Eisenstein started the project during his tenure as a professor at the UA's Steward Observatory, one of the SDSS partnering institutions. Working with Eisenstein, UA graduate students Xiaoying Xu and Kushal Mehta, co-authors of the paper, carried out detailed theoretical modeling and analysis that are crucial for interpreting the BOSS results.
In a graph of the number of galaxy pairs by separation distance, that "magic number" of 500 million light years shows up as a peak, so astronomers often speak of the "peak separation" between galaxies. The distance that corresponds to this peak depends on the amount of dark energy in the universe. But measuring the peak separation between galaxies depends critically on having the right distances to the galaxies in the first place. That's where BOSS comes in.
"Galaxies are distributed along that frozen wave pattern, so by looking at these patterns expanding over time, we are measuring how the universe is expanding. This pattern is used as a standard ruler, a cosmic yardstick so to speak," explained Fan. "The measurements allow us to get a more precise idea of what the expansion rate is and we get a better idea of relativity. These results enable physicists to test their theories on general relativity and dark energy."
"The signal is very subtle, and and requires a great many of galaxy measurements," said Skibba, an expert on galaxy evolution. "To do this, you have to really understand how galaxies evolve, and much of that work has been done here at the UA."
In addition to providing highly accurate distance measurements, the BOSS data also enable a stringent new test of General Relativity, explained Beth Reid, a NASA Hubble Fellow at Lawrence Berkeley National Laboratory.

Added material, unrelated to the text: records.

+    float4 wv[CHUNK * 8];
+    if (g < splitk) {
+#pragma unroll
+        for (int i = 0; i < CHUNK * 8; ++i) wv[i] = w4[(size_t)(g * per * 8 + i) * PF_N];
+    }
+    {
+        float4 sum = make_float4(0.f, 0.f, 0.f, 0.f);
+        if (row0 + g < n) {
+            const float4* src = reinterpret_cast<const float4*>(in) + (size_t)(row0 + g) * 36 * 128 + t;
+#pragma unroll
+            for (int y = 1; y <= 4; ++y)
+#pragma unroll
+                for (int x = 1; x <= 4; ++x) {
+                    const float4 v = src[(size_t)(y * 6 + x) * 128];
+                    sum.x += v.x;
+                    sum.y += v.y;
+                    sum.z += v.z;
+                    sum.w += v.w;
+                }
+            sum.x *= 0.0625f;
+            sum.y *= 0.0625f;
+            sum.z *= 0.0625f;
+            sum.w *= 0.0625f;
+            if (tile_n == 0) reinterpret_cast<float4*>(pooled)[(size_t)(row0 + g) * 128 + t] = sum;
+        }
+        a_s[(4 * t + 0) * PF_ROWS + g] = sum.x;
+        a_s[(4 * t + 1) * PF_ROWS + g] = sum.y;
+        a_s[(4 * t + 2) * PF_ROWS + g] = sum.z;
+        a_s[(4 * t + 3) * PF_ROWS + g] = sum.w;
+    }
+    __syncthreads();
+
+    for (int z = g; z < splitk; z += PF_GROUPS) {
+        const int ks0 = z * per, ks1 = ks0 + per < PF_NK ? ks0 + per : PF_NK;
+        pf_f32x2 acc01 = {0.f, 0.f}, acc23 = {0.f, 0.f};
+        for (int ks = ks0; ks < ks1; ks += CHUNK) {
+            if (ks != g * per) {
+#pragma unroll
+                for (int i = 0; i < CHUNK * 8; ++i) wv[i] = w4[(size_t)(ks * 8 + i) * PF_N];
+            }
+#pragma unroll
+            for (int kk = 0; kk < CHUNK * 4; ++kk) {
+                const float4 w_lo = wv[2 * kk], w_hi = wv[2 * kk + 1];
+                const float wlo[4] = {w_lo.x, w_lo.y, w_lo.z, w_lo.w}, whi[4] = {w_hi.x, w_hi.y, w_hi.z, w_hi.w};
+                const float* a_k = a_s + (size_t)(ks * 32 + kk * 8) * PF_ROWS;
+#pragma unroll
+                for (int j = 0; j < 4; ++j) {
+                    const float4 alo = *reinterpret_cast<const float4*>(a_k + j * PF_ROWS);
+                    const float4 ahi = *reinterpret_cast<const float4*>(a_k + (4 + j) * PF_ROWS);
+                    acc01 = __builtin_elementwise_fma(pf_f32x2{alo.x, alo.y}, pf_f32x2{wlo[j], wlo[j]}, acc01);
+                    acc23 = __builtin_elementwise_fma(pf_f32x2{alo.z, alo.w}, pf_f32x2{wlo[j], wlo[j]}, acc23);
+                    acc01 = __builtin_elementwise_fma(pf_f32x2{ahi.x, ahi.y}, pf_f32x2{whi[j], whi[j]}, acc01);
+                    acc23 = __builtin_elementwise_fma(pf_f32x2{ahi.z, ahi.w}, pf_f32x2{whi[j], whi[j]}, acc23);
+                }
+            }
+        }
+        float* dst = part + (size_t)z * PF_ROWS * PF_COLS + t;
+        dst[0 * PF_COLS] = acc01.x;
+        dst[1 * PF_COLS] = acc01.y;
+        dst[2 * PF_COLS] = acc23.x;
+        dst[3 * PF_COLS] = acc23.y;
+    }
+    __syncthreads();
+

"Since gravity attracts, galaxies at the edges of galaxy clusters fall in toward the centers of the clusters," she said. "General relativity predicts just how fast they should be falling. If our understanding of general relativity is incomplete, we should be able to tell from the shapes we see in BOSS's maps near known galaxy clusters."
Reid led the analysis of these "redshift space distortions" in BOSS. After accounting for the effects of dark energy, Reid's team found that the rate at which galaxies fall into clusters is consistent with Einstein's predictions.
"We already knew that the predictions of general relativity are extremely accurate for distances within the solar system," said Reid, "and now we can say that they are accurate for distances of 100 million light years. We're looking a billion times further away than Einstein looked when he tested his theory, but it still seems to work."
What's amazing about these results – six papers covering the measurements of cosmic distance and the role of gravity in galaxy clustering – is that they all come together to tell the same story.
"All the different lines of evidence point to the same explanation," said Ariel Sanchez, a research scientist at the Max Planck Institute for Extraterrestrial Physics in Garching, Germany, and lead author on one of the papers. "Ordinary matter is only a few percent of the universe. The largest component of the universe is dark energy – an irreducible energy associated with space itself that is causing the expansion of the universe to accelerate."
But this is just the beginning, said BOSS principal investigator Schlegel. "For the past 13 years, we've had a simple model of how dark energy works. But the truth is, we only have a little bit of data, and we're just beginning to explore the times when dark energy turned on. If there are surprises lurking out there, we expect to find them."
Funding for SDSS-III has been provided by the Alfred P. Sloan Foundation, the participating Institutions, the National Science Foundation and the U.S. Department of Energy Office of Science.